Many types of nanoparticles were reported in literature1,2,3,4,5,6,7,8,9,10,11,12,13,14,15,16. Graphene as one-atom planar sheet with nanoscale and remarkable aspects such as high electrical conductivity, significant stiffness and large specific surface area can replace the common fillers for fabrication of polymer nanocomposites17,18,19,20,21,22,23,24,25,26,27,28. Single graphene nano-sheets show the best intrinsic properties, but, it is problematic to gain them at high-quality, large-scale and by low-cost. Also, the tendency of graphene to rolling, scrolling or wrinkling is an important challenge, which deteriorates the aspect ratio (ratio of diameter to thickness) and morphology of graphene29,30.

The thin and large layers of graphene produce the conductive nets in polymer nanocomposites at low filler contents31,32. It is known that above a determinate filler amount in nanocomposites as percolation beginning, the nets are formed and a significant conductivity is obtained.
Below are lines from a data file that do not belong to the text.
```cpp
int cddmsl_preprocess(const unsigned char* img, void* out, int n, int h, int w, int Hp, int Wp, int Cp, const float* mean3,
                      const float* std3, int div255, int dtype, void* stream);
int cddmsl_preprocess224(const unsigned char* img, void* out, int n, int h, int w, int Hp, int Wp, int RH, int RW, int top,
                         int left, int S, int Cp, const float* mean3, const float* std3, int dtype, void* stream);
int cddmsl_preprocess_batch(const unsigned char* const* imgs, const int* hs, const int* ws, int N, void* out, int Hp, int Wp, int Cp,
                            const float* mean3, const float* std3, int div255, int dtype, void* stream);
int cddmsl_preprocess224_batch(const unsigned char* const* imgs, const int* hs, const int* ws, int N, void* out, int Hp, int Wp, int RH,
                               int RW, int top, int left, int S, int Cp, const float* mean3, const float* std3, int dtype, void* stream);
int cddmsl_avgpool2_fwd(const void* x, void* y, int N, int H, int W, int C, int dtype, void* stream);
int cddmsl_avgpool2_bwd(const void* dy, const void* mask, const void* add, void* dx, int N, int H, int W, int C, int dtype,
                        void* stream);
int cddmsl_avgpool2_bwd_q8(const void* dy, const void* mask, const void* add, void* dx, int N, int H, int W, int C, void* y8,
                           const float* q8, float* amax8, void* stream);
int cddmsl_maxpool3s2_fwd(const void* x, void* y, int N, int H, int W, int C, int dtype, void* stream);
int cddmsl_upsample_zero2(const void* t, const void* mask, const void* add, void* dx, int N, int H, int W, int C, int dtype,
                          void* stream);
int cddmsl_meanpool_fwd(const void* x, float* y, long K, int P, int C, int dtype, void* stream);
int cddmsl_meanpool_bwd(const float* dy, void* dx, long K, int P, int C, int dtype, void* stream);
int cddmsl_relu_bwd(const void* g, const void* y, void* dx, long numel, int g_f32, int dtype, void* stream);
int cddmsl_colsum(const void* x, float* out, long rows, int cols, int period, int dtype, void* stream);
int cddmsl_sgd_clip_step(float** params, const float** grads, float** moms, const long* sizes, int count, float* norm_ws,
                         float lr, float momentum, float wd, float clip, int first_step, void* stream);

int cddmsl_instance_boxes(const void* maps, int B, int H, int W, int dtype, int* records, int max_records, int* counts, void* ws,
                          size_t* ws_bytes, void* stream);

#ifdef __cplusplus
}
#endif
#endif
```

Baseline: 156.2.

## Add position-major tap-skipping conv forward and wgrad kernels for padded 3x3 convs

Adds a position-major variant of the 256-tile forward conv and wgrad kernels. Each tile covers one output position across a batch of images, so taps that fall entirely into padding are skipped rather than loaded and multiplied as zeros. The forward path is on by default when a cost heuristic estimates enough padding savings. The wgrad path runs only when CDDMSL_TAP_SKIP=2. The trade-off is more tiles with strided row access and smaller effective M per position, which can hurt locality.

```diff
diff --git a/cddmsl_amd/csrc/gemm_conv.hip b/cddmsl_amd/csrc/gemm_conv.hip
--- a/cddmsl_amd/csrc/gemm_conv.hip
+++ b/cddmsl_amd/csrc/gemm_conv.hip
@@ -643,6 +643,7 @@
   const float* g0 = nullptr;
   const unsigned long long* mbits = nullptr;
   float* gpos = nullptr;
+  int pm_splits = 0;
   float* ws = nullptr;
 #ifdef CDDMSL_TILE_STAMPS
   unsigned long long* tstamps = nullptr;
@@ -1277,6 +1278,7 @@
   }
 }
 
+template <bool PM>
 __global__ __launch_bounds__(512) void k_wgrad256(WgradArgs p) {
   __shared__ __attribute__((aligned(16))) u32x4 lds[2 * 2 * 2 * 64 * 16];
   const int t = threadIdx.x, lane = t & 63;
@@ -1293,9 +1295,21 @@
   const int tile_k = bid % ntk; bid /= ntk;
   const int tile_n = bid % ntn; bid /= ntn;
   const int n0 = tile_n * 256, k0 = tile_k * 256;
-  const int mt0 = bid * p.mtiles_per_split;
-  const int nmt = min(p.mtiles_per_split, (p.M + WM - 1) / WM - mt0);
   const bool taps = !(p.KH == 1 && p.KW == 1);
+  const int pmP = p.Ho * p.Wo;
+  int pm_oy0 = 0, pm_ox0 = 0, pm_ny = 1, pm_nx = 1, pm_t0 = 0, pm_nmt = 0;
+  int pm_sh = 0;
+  if (PM) {
+    const int tp = (k0 >> 3) / p.cpp, ky_ = tp / p.KW, kx_ = tp - ky_ * p.KW;
+    pm_oy0 = max(0, p.pad - ky_); pm_ox0 = max(0, p.pad - kx_);
+    pm_ny = max(0, min(p.Ho, p.Hi + p.pad - ky_) - pm_oy0); pm_nx = max(0, min(p.Wo, p.Wi + p.pad - kx_) - pm_ox0);
+    pm_sh = (ky_ - p.pad) * p.Wi + (kx_ - p.pad);
+    const int total = ((p.Nimg + WM - 1) / WM) * pm_ny * pm_nx, per = (total + p.pm_splits - 1) / p.pm_splits;
+    pm_t0 = bid * per;
+    pm_nmt = max(0, min(per, total - pm_t0));
+  }
+  const int mt0 = PM ? 0 : bid * p.mtiles_per_split;
+  const int nmt = PM ? pm_nmt : min(p.mtiles_per_split, (p.M + WM - 1) / WM - mt0);
 
   const int rb = t >> 4, cl = (t & 15) ^ fsw(rb);
   const int gd = (cl >> 3) * 16 + (cl & 7);
@@ -1308,7 +1322,21 @@
   for (int i = 0; i < 2; ++i) {
     vd[i] = (unsigned)((i * 32 + rb) * p.ldd * 2 + gd * 16);
     vx[i] = (unsigned)((((i * 32 + rb) + ky * p.Wi + kx) * p.xrs + coff) * 16);
-  }
+    if (PM) {
+      vd[i] = (unsigned)((i * 32 + rb) * pmP * p.ldd * 2 + gd * 16);
+      vx[i] = (unsigned)(((i * 32 + rb) * pmP * p.xrs + coff) * 16);
+    }
+  }
+  struct PmWalk { int c, y, x; };
+  PmWalk wkd[2], wkx[2];
+  if (PM) {
+    const int nvp = max(1, pm_ny * pm_nx), c0 = pm_t0 / nvp, q0 = pm_t0 - c0 * nvp, y0 = q0 / max(1, pm_nx);
+    wkd[0] = wkd[1] = wkx[0] = wkx[1] = PmWalk{c0, y0, q0 - y0 * pm_nx};
+  }
+  auto pm_adv = [&](PmWalk& w) { if (++w.x == pm_nx) { w.x = 0; if (++w.y == pm_ny) { w.y = 0; ++w.c; } } };
+  const char* const pm_dbase = p.dy + (long)n0 * 2;
+  const char* const pm_xbase = p.x + (long)pm_sh * p.xrs * 16;
+  const long pm_dchunk = (long)WM * pmP * p.ldd * 2, pm_xchunk = (long)WM * pmP * p.xrs * 16;
   const __amdgpu_buffer_rsrc_t rd = __builtin_amdgcn_make_buffer_rsrc((void*)(p.dy + ((long)mt0 * WM * p.ldd + n0) * 2), 0, 0x80000000u, 0x00020000);
   const __amdgpu_buffer_rsrc_t rx = __builtin_amdgcn_make_buffer_rsrc((void*)(p.x + ((long)mt0 * WM - p.pad * p.Wi - p.pad) * p.xrs * 16), 0, 0x80000000u, 0x00020000);
   const unsigned dstep = (unsigned)(WM * p.ldd * 2), xstep = (unsigned)(WM * p.xrs * 16);
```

The percolation beginning links to the dimensions of graphene layers in addition to the dispersion quality33. The low percolation beginning and high conductivity of polymer graphene nanocomposites are qualified by the big aspect ratio, big specific superficial zone and homogenous spreading of graphene layers34, although some undesirable phenomena such as aggregation, crimping and difficult networking of graphene weaken their efficiency for conductivity35.

There are many experimental studies in literature on the conductivity of graphene-filled samples36,37,38. They attempted to show a poor percolation beginning and great conductivity by little filler contents in different nanocomposites. However, the effects of different factors on the percolation beginning and conductivity of graphene systems were not studied. The previous articles mostly applied the power-law percolation theory to approximate the percolation beginning and to interpret the conductivity36,38,39. In fact, the former studies only focused on the percolation beginning in these nanocomposites, while the main effects of some important factors like interphase parts on the conductivity were neglected.
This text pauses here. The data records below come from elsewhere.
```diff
+        if constexpr (FOLD) {
+            float mx = fmaxf(mxa, mxb);
+            if (__builtin_amdgcn_ballot_w64(mx > LOGSP + THR) != 0 || t == 0) {
+                mx = fmaxf(mx, __shfl_xor(mx, 32)) - LOGSP + m_run;
+                float m_new = t ? fmaxf(m_run, mx) : mx;
+                m_new = __builtin_ceilf(m_new * 256.f) * (1.f / 256.f);
+                if (t) {
+                    const float alpha = __builtin_amdgcn_exp2f(m_run - m_new);
+#pragma unroll
+                    for (int tt = 0; tt < DT; ++tt)
+#pragma unroll
+                        for (int r = 0; r < 16; ++r) o[tt][r] *= alpha;
+                }
+                const float sh = m_new - m_run;
+#pragma unroll
+                for (int u = 0; u < KS; ++u)
+#pragma unroll
+                    for (int r = 0; r < 16; ++r) sacc[u][r] -= sh;
+                m_run = m_new;
+                set_bias();
+            }
+#pragma unroll
+            for (int u = 0; u < KS; ++u)
+#pragma unroll
+                for (int r = 0; r < 16; ++r) sacc[u][r] = __builtin_amdgcn_exp2f(sacc[u][r]);
+        } else {
+            float mx = fmaxf(mxa, mxb) * sc2;
+            if (__builtin_amdgcn_ballot_w64(mx > m_run + THR) != 0) {
+                mx = fmaxf(mx, __shfl_xor(mx, 32));
+                const float m_new = fmaxf(m_run, mx);
+                const float alpha = __builtin_amdgcn_exp2f(m_run - m_new);
+#pragma unroll
+                for (int tt = 0; tt < DT; ++tt)
+#pragma unroll
+                    for (int r = 0; r < 16; ++r) o[tt][r] *= alpha;
+                l_run *= alpha;
+                m_run = m_new;
+            }
+            const float mb = LOGSP - m_run;
+            float ls = 0.f;
+#pragma unroll
+            for (int u = 0; u < KS; ++u)
+#pragma unroll
+                for (int r = 0; r < 16; ++r) { sacc[u][r] = __builtin_amdgcn_exp2f(__builtin_fmaf(sacc[u][r], sc2, mb)); ls += sacc[u][r]; }
+            l_run += ls;
+        }
         __builtin_amdgcn_s_setprio(1);
 #pragma unroll
         for (int u = 0; u < KS; ++u) {
@@ -909,8 +979,8 @@
                 for (int tt = 0; tt < DT; ++tt) {
                     const int r0 = u * 32 + 16 * s2 + vrow;
                     const int c = voff[tt];
-                    const int o0 = r0 * D + (SWZ ? ((((c >> 3) ^ (r0 & 7)) << 3) | (c & 7)) : c);
-                    const int o1 = (r0 + 8) * D + (SWZ ? ((((c >> 3) ^ ((r0 + 8) & 7)) << 3) | (c & 7)) : c);
+                    const int o0 = r0 * VR + (SWZ ? ((((c >> 3) ^ (r0 & 7)) << 3) | (c & 7)) : c);
+                    const int o1 = (r0 + 8) * VR + (SWZ ? ((((c >> 3) ^ ((r0 + 8) & 7)) << 3) | (c & 7)) : c);
                     const half4 a0 = x3_lds_tr_read(Vh + o0), a1 = x3_lds_tr_read(Vh + o1);
                     const half4 b0 = x3_lds_tr_read(Vl + o0), b1 = x3_lds_tr_read(Vl + o1);
 #pragma unroll
@@ -928,7 +998,14 @@
         }
         __builtin_amdgcn_s_setprio(0);
     }
-    const float l_tot = l_run + __shfl_xor(l_run, 32);
+    float l_tot;
+    if constexpr (FOLD) {
+        constexpr int RD = D % 32, REG = 4 * (RD / 8) + RD % 4, LHD = (RD % 8) / 4;
+        const float lr = o[D / 32][REG], lx = __shfl_xor(lr, 32);
+        l_tot = lh == LHD ? lr : lx;
+    } else {
+        l_tot = l_run + __shfl_xor(l_run, 32);
+    }
     const float inv = 1.0f / l_tot;
     if (qi < p.N) {
 #pragma unroll
diff --git a/image-editing-framework_amd/csrc/x3_common.h b/image-editing-framework_amd/csrc/x3_common.h
--- a/image-editing-framework_amd/csrc/x3_common.h
+++ b/image-editing-framework_amd/csrc/x3_common.h
@@ -9,6 +9,7 @@
 
 typedef __attribute__((ext_vector_type(8))) _Float16 half8_t;
 typedef __attribute__((ext_vector_type(2))) float f32x2;
+typedef __attribute__((ext_vector_type(4))) unsigned x3_u32x4;
 
 struct RowCoordY { int b, oy, ox, ok; };
 
```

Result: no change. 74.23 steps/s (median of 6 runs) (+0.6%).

Polymer nanocomposites include a third phase around nanoparticles as interphase regions40,41,42,43,44,45,46. The interphase includes the altered configuration of polymer chains near the nanoparticles, because the large surface area of nanoparticles as well as the strong interactions between polymer and nanofiller mainly affects the polymer chains near the nanofiller. So, the interphase has a higher stiffness and conductivity compared to bulk polymer chains. Figure 1 shows the interphase around the graphene in a nanocomposite. The stiffening role of interphase was discussed in the earlier studies47,48. Additionally, many models have been developed to calculate the interphase properties by tensile modulus and strength49,50,51. Importantly, it was shown that the interphase part contiguous nanoparticles can participate in the filler nets quickening the percolation beginning in the samples, because the interphase reduces the spaces between two nearby nanoparticles52,53. The networking efficiency of interphase was also studied in the toughness of CNTproducts54, but its effect on the conductivity has not been reported. Generally, there is no model, which can show the impact of interphase on the conductivity of graphene products. Moreover, the tunneling effect acts a chief role in the conductivity of nanocomposites55,56,57, but this mechanism cannot be considered by conventional theories. Figure 1 shows the tunneling space around nanoparticles by a schematic. The simple power-law model foresees the conductivity by filler conduction, filler sum, percolation beginning and an unclear exponent. However, the conductivity depends on many parameters such as filler shape, particle size, interphase regions, tunneling effect, which cannot be taken into account by this model.

Schematic representation of interphase and tunneling regions in a sample.

In this work, a developed form of the power-law model is presented for approximation of conductivity in graphene systems assuming interphase depth, tunneling size and particle size. The stimuli of these factors on the percolation beginning of graphene are also expressed by a developed equation. The developed equations for percolation beginning and conductivity are evaluated by the experimented data for some examples from previous reports. Moreover, the impressions of different factors on the percolation beginning and conductivity are explored using the developed equations.

A power model based on percolation idea was advised for the conductivity of composites36 as:

where “σf” is filler conduction, “\(\varphi_{f}\)” is filler volume portion, “\(\varphi_{p}\)” is volume portion at percolation beginning and “b” is an exponent. This model shows a satisfactory arrangement with the tested conductivity of many nanocomposites38,58. The values of “b” were reported as 1.6–2 for a three-dimensional (3D) system and 1–1.3 for 2D one58, but more “b” range was also suggested for polymer graphene nanocomposites.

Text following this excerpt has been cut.